Source data:

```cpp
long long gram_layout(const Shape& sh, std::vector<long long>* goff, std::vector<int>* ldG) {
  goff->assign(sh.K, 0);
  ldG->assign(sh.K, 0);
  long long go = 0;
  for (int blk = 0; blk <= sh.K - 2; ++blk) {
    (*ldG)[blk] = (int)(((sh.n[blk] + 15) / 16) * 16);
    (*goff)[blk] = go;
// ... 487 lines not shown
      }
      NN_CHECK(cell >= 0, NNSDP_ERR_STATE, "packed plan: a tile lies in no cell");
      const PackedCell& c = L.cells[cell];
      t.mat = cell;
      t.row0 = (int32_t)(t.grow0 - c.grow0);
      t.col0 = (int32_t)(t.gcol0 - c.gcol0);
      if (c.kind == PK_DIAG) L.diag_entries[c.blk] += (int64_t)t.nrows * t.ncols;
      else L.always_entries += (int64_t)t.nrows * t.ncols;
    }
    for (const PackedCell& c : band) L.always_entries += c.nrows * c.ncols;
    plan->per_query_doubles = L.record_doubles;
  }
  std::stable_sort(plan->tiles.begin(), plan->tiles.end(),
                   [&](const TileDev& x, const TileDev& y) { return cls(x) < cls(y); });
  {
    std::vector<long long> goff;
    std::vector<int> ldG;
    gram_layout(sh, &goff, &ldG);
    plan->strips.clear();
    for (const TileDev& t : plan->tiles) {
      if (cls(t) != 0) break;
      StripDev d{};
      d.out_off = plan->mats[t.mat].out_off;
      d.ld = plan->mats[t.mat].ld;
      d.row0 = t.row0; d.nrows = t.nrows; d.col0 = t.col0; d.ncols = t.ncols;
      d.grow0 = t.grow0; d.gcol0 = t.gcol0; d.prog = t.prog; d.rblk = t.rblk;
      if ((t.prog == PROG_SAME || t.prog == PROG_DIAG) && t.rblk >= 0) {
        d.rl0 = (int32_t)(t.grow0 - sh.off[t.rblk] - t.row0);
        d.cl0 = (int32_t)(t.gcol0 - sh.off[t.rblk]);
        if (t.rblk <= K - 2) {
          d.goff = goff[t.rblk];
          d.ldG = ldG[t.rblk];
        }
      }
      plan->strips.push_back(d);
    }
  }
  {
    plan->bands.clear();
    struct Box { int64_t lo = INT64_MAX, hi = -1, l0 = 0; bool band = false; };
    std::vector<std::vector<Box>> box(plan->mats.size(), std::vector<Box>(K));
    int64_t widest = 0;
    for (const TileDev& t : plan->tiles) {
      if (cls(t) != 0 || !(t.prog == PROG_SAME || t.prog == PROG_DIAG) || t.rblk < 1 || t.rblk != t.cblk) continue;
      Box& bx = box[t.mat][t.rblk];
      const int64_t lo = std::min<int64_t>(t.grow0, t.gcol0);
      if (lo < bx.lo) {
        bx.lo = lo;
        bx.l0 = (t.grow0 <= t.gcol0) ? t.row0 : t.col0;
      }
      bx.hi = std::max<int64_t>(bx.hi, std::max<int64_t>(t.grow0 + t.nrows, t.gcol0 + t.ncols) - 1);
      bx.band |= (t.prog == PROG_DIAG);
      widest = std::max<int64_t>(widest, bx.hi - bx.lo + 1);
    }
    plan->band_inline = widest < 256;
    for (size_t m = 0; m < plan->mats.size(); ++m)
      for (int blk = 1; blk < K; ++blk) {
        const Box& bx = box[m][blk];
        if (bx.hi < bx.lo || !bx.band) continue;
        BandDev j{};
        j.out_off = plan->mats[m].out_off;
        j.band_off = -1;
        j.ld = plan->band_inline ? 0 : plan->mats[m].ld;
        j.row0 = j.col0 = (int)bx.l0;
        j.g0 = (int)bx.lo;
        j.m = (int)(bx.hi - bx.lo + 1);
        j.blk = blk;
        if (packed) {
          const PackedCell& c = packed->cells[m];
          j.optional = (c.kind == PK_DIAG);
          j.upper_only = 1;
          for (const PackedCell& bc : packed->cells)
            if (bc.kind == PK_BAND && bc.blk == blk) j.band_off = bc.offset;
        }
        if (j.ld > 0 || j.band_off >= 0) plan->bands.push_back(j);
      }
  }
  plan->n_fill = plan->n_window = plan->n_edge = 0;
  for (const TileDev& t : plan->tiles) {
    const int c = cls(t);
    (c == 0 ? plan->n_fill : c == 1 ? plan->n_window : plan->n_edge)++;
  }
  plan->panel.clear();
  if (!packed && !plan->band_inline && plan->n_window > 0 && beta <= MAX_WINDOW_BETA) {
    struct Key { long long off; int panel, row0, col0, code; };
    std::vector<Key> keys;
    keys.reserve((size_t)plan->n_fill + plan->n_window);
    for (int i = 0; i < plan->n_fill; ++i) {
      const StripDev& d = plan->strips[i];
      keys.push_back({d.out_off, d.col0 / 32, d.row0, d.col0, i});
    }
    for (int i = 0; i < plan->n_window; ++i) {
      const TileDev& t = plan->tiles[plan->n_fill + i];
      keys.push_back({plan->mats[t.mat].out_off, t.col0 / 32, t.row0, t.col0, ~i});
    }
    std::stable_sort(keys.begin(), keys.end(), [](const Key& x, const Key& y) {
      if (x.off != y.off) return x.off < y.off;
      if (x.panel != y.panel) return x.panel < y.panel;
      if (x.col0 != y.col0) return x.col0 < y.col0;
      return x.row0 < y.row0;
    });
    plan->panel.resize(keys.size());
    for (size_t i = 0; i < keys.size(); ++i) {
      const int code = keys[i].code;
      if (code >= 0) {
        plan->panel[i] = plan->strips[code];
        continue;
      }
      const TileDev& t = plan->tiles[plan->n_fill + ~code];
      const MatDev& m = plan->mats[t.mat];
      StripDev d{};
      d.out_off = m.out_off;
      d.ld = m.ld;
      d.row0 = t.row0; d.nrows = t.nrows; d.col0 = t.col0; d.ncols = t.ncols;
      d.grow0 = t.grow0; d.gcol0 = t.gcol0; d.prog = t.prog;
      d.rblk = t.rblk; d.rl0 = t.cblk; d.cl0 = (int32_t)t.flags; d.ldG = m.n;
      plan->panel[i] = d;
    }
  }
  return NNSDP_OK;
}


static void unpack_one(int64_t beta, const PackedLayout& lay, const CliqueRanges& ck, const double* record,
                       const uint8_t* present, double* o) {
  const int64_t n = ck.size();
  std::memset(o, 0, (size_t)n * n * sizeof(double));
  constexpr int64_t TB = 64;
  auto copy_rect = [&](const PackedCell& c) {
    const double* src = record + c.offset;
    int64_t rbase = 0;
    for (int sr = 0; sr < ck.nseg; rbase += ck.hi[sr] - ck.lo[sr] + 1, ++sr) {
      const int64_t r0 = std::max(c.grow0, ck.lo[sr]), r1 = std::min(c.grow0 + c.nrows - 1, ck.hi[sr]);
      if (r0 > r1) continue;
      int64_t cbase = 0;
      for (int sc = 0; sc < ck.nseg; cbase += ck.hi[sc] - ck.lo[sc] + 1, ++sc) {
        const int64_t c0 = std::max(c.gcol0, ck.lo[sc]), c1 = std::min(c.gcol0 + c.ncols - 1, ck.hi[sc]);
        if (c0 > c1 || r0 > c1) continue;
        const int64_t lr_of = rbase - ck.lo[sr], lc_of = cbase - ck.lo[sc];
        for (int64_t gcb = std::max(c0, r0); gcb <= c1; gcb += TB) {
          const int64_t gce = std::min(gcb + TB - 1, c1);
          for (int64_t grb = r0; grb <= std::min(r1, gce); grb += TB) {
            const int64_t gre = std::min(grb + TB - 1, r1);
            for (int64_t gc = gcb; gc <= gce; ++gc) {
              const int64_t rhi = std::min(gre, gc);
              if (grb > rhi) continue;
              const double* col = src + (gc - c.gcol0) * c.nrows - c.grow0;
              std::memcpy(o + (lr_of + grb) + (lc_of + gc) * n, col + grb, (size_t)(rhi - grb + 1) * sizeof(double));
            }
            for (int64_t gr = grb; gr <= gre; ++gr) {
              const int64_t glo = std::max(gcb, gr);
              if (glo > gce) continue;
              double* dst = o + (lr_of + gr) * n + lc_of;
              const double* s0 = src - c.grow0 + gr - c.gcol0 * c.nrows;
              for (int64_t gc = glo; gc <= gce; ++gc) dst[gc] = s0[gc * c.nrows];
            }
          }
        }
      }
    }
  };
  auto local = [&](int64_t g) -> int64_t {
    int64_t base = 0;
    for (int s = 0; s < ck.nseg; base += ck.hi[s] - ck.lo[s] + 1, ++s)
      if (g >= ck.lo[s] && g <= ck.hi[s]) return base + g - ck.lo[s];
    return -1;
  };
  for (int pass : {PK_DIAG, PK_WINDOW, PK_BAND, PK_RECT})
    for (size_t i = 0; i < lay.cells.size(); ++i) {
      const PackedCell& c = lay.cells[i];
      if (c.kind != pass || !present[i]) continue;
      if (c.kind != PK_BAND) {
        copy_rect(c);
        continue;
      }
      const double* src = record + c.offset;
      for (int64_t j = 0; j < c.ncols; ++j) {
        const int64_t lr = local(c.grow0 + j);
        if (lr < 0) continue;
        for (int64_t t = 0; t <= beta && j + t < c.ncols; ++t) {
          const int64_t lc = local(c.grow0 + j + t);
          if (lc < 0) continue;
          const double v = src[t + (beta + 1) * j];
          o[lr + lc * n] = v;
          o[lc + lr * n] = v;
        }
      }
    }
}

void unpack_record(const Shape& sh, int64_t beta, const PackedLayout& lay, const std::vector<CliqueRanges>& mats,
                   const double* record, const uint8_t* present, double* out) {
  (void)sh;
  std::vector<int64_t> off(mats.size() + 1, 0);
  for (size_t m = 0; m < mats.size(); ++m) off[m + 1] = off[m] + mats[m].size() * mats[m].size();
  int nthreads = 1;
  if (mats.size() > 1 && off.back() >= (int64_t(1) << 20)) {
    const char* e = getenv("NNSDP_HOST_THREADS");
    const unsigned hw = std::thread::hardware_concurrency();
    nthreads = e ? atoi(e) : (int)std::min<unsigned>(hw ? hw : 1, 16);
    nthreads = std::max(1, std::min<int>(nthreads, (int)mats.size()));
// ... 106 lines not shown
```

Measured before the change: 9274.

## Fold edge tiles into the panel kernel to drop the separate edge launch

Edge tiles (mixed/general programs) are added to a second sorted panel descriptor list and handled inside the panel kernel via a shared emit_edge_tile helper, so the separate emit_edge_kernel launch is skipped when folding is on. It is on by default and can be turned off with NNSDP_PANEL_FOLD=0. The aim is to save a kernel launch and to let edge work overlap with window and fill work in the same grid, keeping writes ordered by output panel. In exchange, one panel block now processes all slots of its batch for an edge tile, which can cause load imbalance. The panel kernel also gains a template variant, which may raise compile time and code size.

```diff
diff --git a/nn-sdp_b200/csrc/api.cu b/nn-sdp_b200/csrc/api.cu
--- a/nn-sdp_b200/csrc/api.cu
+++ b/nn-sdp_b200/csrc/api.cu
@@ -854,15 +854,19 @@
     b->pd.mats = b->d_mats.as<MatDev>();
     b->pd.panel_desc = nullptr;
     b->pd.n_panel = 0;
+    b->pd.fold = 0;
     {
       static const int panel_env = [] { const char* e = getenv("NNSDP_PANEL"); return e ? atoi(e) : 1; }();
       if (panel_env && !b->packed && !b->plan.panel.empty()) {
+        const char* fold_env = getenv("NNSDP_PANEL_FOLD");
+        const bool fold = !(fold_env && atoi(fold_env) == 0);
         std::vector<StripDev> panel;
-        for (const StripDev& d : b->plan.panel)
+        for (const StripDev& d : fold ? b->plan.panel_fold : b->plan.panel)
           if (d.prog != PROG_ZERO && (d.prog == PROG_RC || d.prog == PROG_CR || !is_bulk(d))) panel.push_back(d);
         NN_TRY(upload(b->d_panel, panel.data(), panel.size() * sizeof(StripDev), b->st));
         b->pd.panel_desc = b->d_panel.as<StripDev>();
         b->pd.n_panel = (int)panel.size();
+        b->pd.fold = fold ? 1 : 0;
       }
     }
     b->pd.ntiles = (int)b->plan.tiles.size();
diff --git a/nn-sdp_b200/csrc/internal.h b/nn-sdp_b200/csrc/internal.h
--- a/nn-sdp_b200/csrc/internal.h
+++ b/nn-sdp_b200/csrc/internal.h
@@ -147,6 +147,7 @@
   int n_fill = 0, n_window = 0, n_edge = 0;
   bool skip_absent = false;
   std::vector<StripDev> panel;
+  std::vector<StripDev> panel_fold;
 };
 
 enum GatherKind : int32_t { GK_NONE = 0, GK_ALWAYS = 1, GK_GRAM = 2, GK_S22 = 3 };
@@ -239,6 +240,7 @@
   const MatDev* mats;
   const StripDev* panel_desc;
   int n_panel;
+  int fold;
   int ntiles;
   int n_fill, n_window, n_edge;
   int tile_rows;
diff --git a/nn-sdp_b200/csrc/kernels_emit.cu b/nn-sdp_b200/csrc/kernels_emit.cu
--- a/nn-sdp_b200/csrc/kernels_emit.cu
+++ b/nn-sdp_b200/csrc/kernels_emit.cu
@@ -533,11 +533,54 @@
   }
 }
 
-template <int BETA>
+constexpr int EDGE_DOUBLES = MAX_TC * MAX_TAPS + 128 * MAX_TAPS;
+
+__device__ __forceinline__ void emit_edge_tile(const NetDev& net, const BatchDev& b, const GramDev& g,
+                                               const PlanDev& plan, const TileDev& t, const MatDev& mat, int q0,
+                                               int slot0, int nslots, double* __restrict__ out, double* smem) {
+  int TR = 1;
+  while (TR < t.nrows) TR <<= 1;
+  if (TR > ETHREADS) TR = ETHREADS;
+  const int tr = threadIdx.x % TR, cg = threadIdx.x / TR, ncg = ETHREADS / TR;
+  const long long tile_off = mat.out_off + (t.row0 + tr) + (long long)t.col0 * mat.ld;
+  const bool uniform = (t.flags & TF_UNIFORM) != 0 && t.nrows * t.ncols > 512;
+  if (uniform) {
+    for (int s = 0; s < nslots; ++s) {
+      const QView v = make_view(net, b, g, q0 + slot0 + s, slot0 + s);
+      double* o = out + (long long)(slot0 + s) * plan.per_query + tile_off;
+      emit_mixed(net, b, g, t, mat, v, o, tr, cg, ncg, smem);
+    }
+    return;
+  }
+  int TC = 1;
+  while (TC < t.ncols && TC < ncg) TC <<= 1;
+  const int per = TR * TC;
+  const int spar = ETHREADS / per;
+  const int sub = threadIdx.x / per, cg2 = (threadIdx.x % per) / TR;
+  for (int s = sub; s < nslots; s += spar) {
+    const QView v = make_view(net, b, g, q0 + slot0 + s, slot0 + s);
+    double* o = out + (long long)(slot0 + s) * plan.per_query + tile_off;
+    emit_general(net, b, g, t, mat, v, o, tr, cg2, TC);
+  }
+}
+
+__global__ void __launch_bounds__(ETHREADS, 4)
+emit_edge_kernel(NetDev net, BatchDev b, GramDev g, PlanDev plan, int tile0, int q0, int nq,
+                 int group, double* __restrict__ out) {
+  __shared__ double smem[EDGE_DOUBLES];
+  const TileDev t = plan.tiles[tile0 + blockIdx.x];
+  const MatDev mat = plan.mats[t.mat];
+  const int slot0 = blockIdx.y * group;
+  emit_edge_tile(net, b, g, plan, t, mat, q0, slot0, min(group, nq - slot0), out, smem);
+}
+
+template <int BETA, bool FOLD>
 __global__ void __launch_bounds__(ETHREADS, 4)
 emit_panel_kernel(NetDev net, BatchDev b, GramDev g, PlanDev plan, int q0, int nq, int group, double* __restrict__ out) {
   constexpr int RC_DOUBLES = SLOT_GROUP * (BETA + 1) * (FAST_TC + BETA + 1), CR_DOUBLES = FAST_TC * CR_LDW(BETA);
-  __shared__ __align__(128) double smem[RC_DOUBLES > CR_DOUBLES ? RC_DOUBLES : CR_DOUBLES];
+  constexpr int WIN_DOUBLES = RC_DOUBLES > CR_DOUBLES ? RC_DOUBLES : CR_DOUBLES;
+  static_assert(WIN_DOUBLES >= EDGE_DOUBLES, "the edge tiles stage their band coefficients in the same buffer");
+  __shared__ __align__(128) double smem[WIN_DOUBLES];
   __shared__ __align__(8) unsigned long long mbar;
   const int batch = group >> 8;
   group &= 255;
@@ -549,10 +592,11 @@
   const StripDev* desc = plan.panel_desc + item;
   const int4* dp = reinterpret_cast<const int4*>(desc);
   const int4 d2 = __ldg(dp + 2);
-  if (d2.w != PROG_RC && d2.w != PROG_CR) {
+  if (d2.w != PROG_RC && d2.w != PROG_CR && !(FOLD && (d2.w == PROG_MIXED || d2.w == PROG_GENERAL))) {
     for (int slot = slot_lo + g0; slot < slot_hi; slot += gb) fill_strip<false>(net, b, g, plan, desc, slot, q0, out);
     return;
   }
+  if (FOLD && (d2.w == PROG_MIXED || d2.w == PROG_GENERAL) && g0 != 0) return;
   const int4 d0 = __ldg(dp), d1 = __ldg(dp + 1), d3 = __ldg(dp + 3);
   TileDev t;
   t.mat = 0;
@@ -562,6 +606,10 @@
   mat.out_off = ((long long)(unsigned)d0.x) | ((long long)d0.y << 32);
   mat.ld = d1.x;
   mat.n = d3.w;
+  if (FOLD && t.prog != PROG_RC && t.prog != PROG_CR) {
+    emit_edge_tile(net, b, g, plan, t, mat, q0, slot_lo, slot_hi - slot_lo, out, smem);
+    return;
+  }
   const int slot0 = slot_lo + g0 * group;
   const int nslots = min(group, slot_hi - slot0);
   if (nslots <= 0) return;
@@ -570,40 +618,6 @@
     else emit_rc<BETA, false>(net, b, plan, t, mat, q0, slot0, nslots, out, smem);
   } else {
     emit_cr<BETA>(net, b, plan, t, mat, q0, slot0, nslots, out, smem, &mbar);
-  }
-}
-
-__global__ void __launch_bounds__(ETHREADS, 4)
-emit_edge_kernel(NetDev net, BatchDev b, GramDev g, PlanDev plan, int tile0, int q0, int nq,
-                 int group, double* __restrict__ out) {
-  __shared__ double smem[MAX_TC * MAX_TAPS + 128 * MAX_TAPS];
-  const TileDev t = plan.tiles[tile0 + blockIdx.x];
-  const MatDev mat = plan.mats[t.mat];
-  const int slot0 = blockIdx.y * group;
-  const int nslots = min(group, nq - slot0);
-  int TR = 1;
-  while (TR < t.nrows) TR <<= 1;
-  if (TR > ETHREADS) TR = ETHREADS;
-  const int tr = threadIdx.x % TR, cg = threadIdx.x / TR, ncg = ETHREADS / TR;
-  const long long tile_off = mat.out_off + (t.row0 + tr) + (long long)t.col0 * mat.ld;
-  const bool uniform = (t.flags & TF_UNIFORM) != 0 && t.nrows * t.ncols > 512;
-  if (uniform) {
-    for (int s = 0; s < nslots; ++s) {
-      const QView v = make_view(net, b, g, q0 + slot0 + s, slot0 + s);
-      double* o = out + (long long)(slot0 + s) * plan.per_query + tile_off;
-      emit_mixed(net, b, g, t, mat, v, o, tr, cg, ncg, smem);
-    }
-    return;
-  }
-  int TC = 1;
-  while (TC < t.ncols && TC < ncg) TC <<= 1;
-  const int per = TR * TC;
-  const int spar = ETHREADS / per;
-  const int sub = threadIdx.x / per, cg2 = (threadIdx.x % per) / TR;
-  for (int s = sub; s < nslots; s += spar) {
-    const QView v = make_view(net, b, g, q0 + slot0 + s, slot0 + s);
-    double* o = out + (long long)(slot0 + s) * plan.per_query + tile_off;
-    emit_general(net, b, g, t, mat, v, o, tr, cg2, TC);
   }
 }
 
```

Exercise goal:
Wherever the word "flags" appears in the entries above, copy that line.

Solution to this task:
      d.rblk = t.rblk; d.rl0 = t.cblk; d.cl0 = (int32_t)t.flags; d.ldG = m.n;
+  const bool uniform = (t.flags & TF_UNIFORM) != 0 && t.nrows * t.ncols > 512;
-  const bool uniform = (t.flags & TF_UNIFORM) != 0 && t.nrows * t.ncols > 512;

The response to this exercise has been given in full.